▸ **HOW TO COMPLETE THIS TASK**
Pull out each line of the data that includes the word "losses".

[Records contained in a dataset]
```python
@HEADS.register_module()
class SeparateHead(nn.Module):
    def __init__(self, in_channels, heads, head_conv=64, final_kernel=1, init_bias=-2.19,
                 conv_cfg=dict(type='Conv2d'), norm_cfg=dict(type='BN2d'), bias='auto', init_cfg=None, **kwargs):
        assert init_cfg is None, 'To prevent abnormal initialization behavior, init_cfg is not allowed to be set'
        super().__init__()
        self.heads = heads
        self.init_bias = init_bias
        for head in self.heads:
            classes, num_conv = self.heads[head]
            conv_layers = []
            c_in = in_channels
            for _ in range(num_conv - 1):
                conv_layers.append(ConvModule(c_in, head_conv, kernel_size=final_kernel, stride=1,
                                              padding=final_kernel // 2, bias=bias, conv_cfg=conv_cfg,
# ... 76 lines not shown
        self.bbox_coder = build_bbox_coder(bbox_coder) if bbox_coder is not None else None
        self.num_anchor_per_locs = [n for n in num_classes]
        self.fp16_enabled = False
        self.pal_backprop = pal_backprop

        self.shared_conv = ConvModule(in_channels, share_conv_channel, kernel_size=3, padding=1,
                                      conv_cfg=conv_cfg, norm_cfg=norm_cfg, bias=bias)
        self.task_heads = nn.ModuleList()
        separate_head = dict(separate_head)
        for num_cls in num_classes:
            heads = copy.deepcopy(common_heads)
            heads.update(dict(heatmap=(num_cls, num_heatmap_convs)))
            separate_head.update(in_channels=share_conv_channel, heads=heads, num_cls=num_cls)
            self.task_heads.append(build_head(separate_head))
        self.with_velocity = 'vel' in common_heads.keys()
        assert not self.with_velocity, 'GGA does not support velocity (head:600-601)'
        assert self.norm_bbox, 'the HIP loss path implements norm_bbox=True (log-dims), as every GGA config uses'
        for name in ('loss_cls', 'loss_bbox'):
            red = getattr(getattr(self, name), 'reduction', 'mean')
            if red != 'mean':
                raise NotImplementedError(f"CenterHead_GGA: {name}.reduction={red!r}; the HIP loss path implements "
                                          f"reduction='mean' (configs/gga/gga_kitti_config.py:59-60)")

    def forward_single(self, x):
        x = self.shared_conv(x)
        branches, keys = [], []
        for ti, task in enumerate(self.task_heads):
            for head in getattr(task, 'heads', ()):
                mods = list(getattr(task, head))
                if (isinstance(task, SeparateHead) and len(mods) == 2 and isinstance(mods[0], ConvModule) and mods[0].with_norm
                        and mods[0].with_activation and isinstance(mods[0].norm, nn.modules.batchnorm._BatchNorm)
                        and isinstance(mods[0].activate, nn.ReLU)):
                    branches.append((mods[0].conv, mods[0].norm, mods[1]))
                    keys.append((ti, head))
        n_all = sum(len(getattr(task, 'heads', ())) for task in self.task_heads)
        outs = (F.head_branches(x, branches, sparse_grad=[head != 'heatmap' for _, head in keys])
                if branches and len(branches) == n_all and self.training else None)
        if outs is None:
            return [task(x) for task in self.task_heads]
        ret = [dict() for _ in self.task_heads]
        for (ti, head), y in zip(keys, outs):
            ret[ti][head] = y
        return ret

    def forward(self, feats):
        return multi_apply(self.forward_single, feats)

    def _feature_map_size(self):
        g = self.train_cfg['grid_size']
        osf = self.train_cfg['out_size_factor']
        return int(g[0]) // int(osf), int(g[1]) // int(osf)

    def draw_srl(self, batch_size):
        out = np.zeros((batch_size, len(self.task_heads)), np.float32)
        for b in range(batch_size):
            for t in range(len(self.task_heads)):
                mu, sd = SRL_PRIORS[t] if t < 2 else SRL_PRIORS[2]
                r = torch.normal(torch.tensor(mu), torch.tensor(sd))
                out[b, t] = float(torch.clamp(r, min=1e-3))
        return out

    def pack_targets(self, gt_labels_3d, GGA_boxes_img, GGA_lidar2img, GGA_init_pseudo_labels, GGA_bdry_masks,
                     GGA_in_box_points, img_metas, srl=None):
        tc = self.train_cfg
        B, T = len(gt_labels_3d), len(self.task_heads)
        K = int(tc['max_objs']) * int(tc['dense_reg'])
        osf = tc['out_size_factor']
        fw, fh = self._feature_map_size()
        vs = np.asarray(tc['voxel_size'], np.float32).astype(np.float64)
# ... 290 lines not shown
```

gga_amd/detectors.py:

```python
from collections import OrderedDict

import torch
from torch import nn

from .registry import (DETECTORS, build_backbone, build_head, build_middle_encoder, build_neck,
                       build_voxel_encoder)
from .voxel_layer import Voxelization


def _sub(cfg, key):
    if cfg is None:
        return None
    return cfg[key] if isinstance(cfg, dict) else getattr(cfg, key)


class PreparedInputs:

    def __init__(self, voxels, num_points, coors, n_frames):
        self.voxels, self.num_points, self.coors, self.n_frames = voxels, num_points, coors, n_frames

    def __len__(self):
        return self.n_frames

    def tensors(self):
        yield from (t for t in (self.voxels, self.num_points, self.coors) if t is not None)
        for extra in (getattr(self.coors, 'num_valid', None),):
            if extra is not None:
# ... 104 lines not shown
        if self.dynamic_voxelization:
            if self.front_reads_counts:
                coors.voxel_map.host_counts()
            return PreparedInputs(voxels, None, coors, len(points))
        if hasattr(self.pts_middle_encoder, 'build_indices'):
            coors = self.pts_middle_encoder.build_indices(coors, len(points))
        return PreparedInputs(voxels, num_points, coors, len(points))

    def forward_train(self, points=None, img_metas=None, gt_bboxes_3d=None, gt_labels_3d=None,
                      GGA_boxes_img=None, GGA_lidar2img=None, GGA_init_pseudo_labels=None, GGA_bdry_masks=None,
                      GGA_in_box_points=None, gt_labels=None, gt_bboxes=None, img=None, proposals=None,
                      gt_bboxes_ignore=None):
        img_feats, pts_feats = self.extract_feat(points, img=img, img_metas=img_metas)
        losses = dict()
        if pts_feats:
            losses.update(self.forward_pts_train(pts_feats, gt_bboxes_3d, gt_labels_3d, GGA_boxes_img,
                                                 GGA_lidar2img, GGA_init_pseudo_labels, GGA_bdry_masks,
                                                 GGA_in_box_points, img_metas, gt_bboxes_ignore))
        return losses

    def forward_pts_train(self, pts_feats, gt_bboxes_3d, gt_labels_3d, GGA_boxes_img, GGA_lidar2img,
                          GGA_init_pseudo_labels, GGA_bdry_masks, GGA_in_box_points, img_metas,
                          gt_bboxes_ignore=None):
        outs = self.pts_bbox_head(pts_feats)
        return self.pts_bbox_head.loss(gt_bboxes_3d, gt_labels_3d, outs, GGA_boxes_img, GGA_lidar2img,
                                       GGA_init_pseudo_labels, GGA_bdry_masks, GGA_in_box_points, img_metas)

    def forward(self, return_loss=True, **kwargs):
        if return_loss:
            return self.forward_train(**kwargs)
        return self.forward_test(**kwargs)

    def forward_test(self, points, img_metas, img=None, **kwargs):
        for var, name in [(points, 'points'), (img_metas, 'img_metas')]:
            if not isinstance(var, list):
                raise TypeError(f'{name} must be a list, but got {type(var)}')
        if len(points) != len(img_metas):
            raise ValueError(f'num of augmentations ({len(points)}) != num of image meta ({len(img_metas)})')
        if len(points) == 1:
            return self.simple_test(points[0], img_metas[0], None if img is None else img[0], **kwargs)
        raise NotImplementedError('test-time augmentation is not on the GGA path')

    @torch.no_grad()
    def simple_test_pts(self, x, img_metas, rescale=False):
        from .box3d import bbox3d2result
        outs = self.pts_bbox_head(x)
        bbox_list = self.pts_bbox_head.get_bboxes(outs, img_metas, rescale=rescale)
# ... 45 lines not shown
```

gga_amd/functional.py:

```python
import ctypes as C

import numpy as np
import torch

from . import _lib
from ._lib import LossParams, PfnParams, VoxelParams, check
import contextlib
import os

_DEFERRED_COUNTERS = None


def count_batch(bn):
    if _DEFERRED_COUNTERS is not None:
        _DEFERRED_COUNTERS.append(bn.num_batches_tracked)
    else:
        bn.num_batches_tracked += 1


@contextlib.contextmanager
def deferred_batch_counters():
    global _DEFERRED_COUNTERS
    prev, _DEFERRED_COUNTERS = _DEFERRED_COUNTERS, []
    try:
# ... 965 lines not shown
          and bn.momentum is not None and bn.training and torch.is_grad_enabled() and conv.out_channels <= 4
          and conv.kernel_size == (3, 3) and conv.stride == (1, 1) and conv.padding == (1, 1)
          and conv.dilation == (1, 1) and conv.groups == 1 and conv.padding_mode == 'zeros')
    if not ok:
        return head_conv3x3(bn_act(x, bn, relu=True), conv)
    count_batch(bn)
    partials = bn_partials_of(x)
    return _BnReluHeadConv3x3.apply(x, bn.weight, bn.bias, bn.running_mean, bn.running_var, conv.weight, conv.bias,
                                    float(bn.eps), float(bn.momentum), True, partials, sparse_grad)


_BRANCH_STREAMS = {}
HEAD_STREAMS = int(os.environ.get('GGA_HEAD_STREAMS', '2'))


def _branch_streams(device, n):
    k = max(1, min(HEAD_STREAMS, n))
    pool = _BRANCH_STREAMS.setdefault(device, [])
    while len(pool) < k - 1:
        pool.append(torch.cuda.Stream(device=device))
    return [torch.cuda.current_stream(device)] + pool[:k - 1]
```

▸ **COMPLETED TASK**
        losses = dict()
            losses.update(self.forward_pts_train(pts_feats, gt_bboxes_3d, gt_labels_3d, GGA_boxes_img,
        return losses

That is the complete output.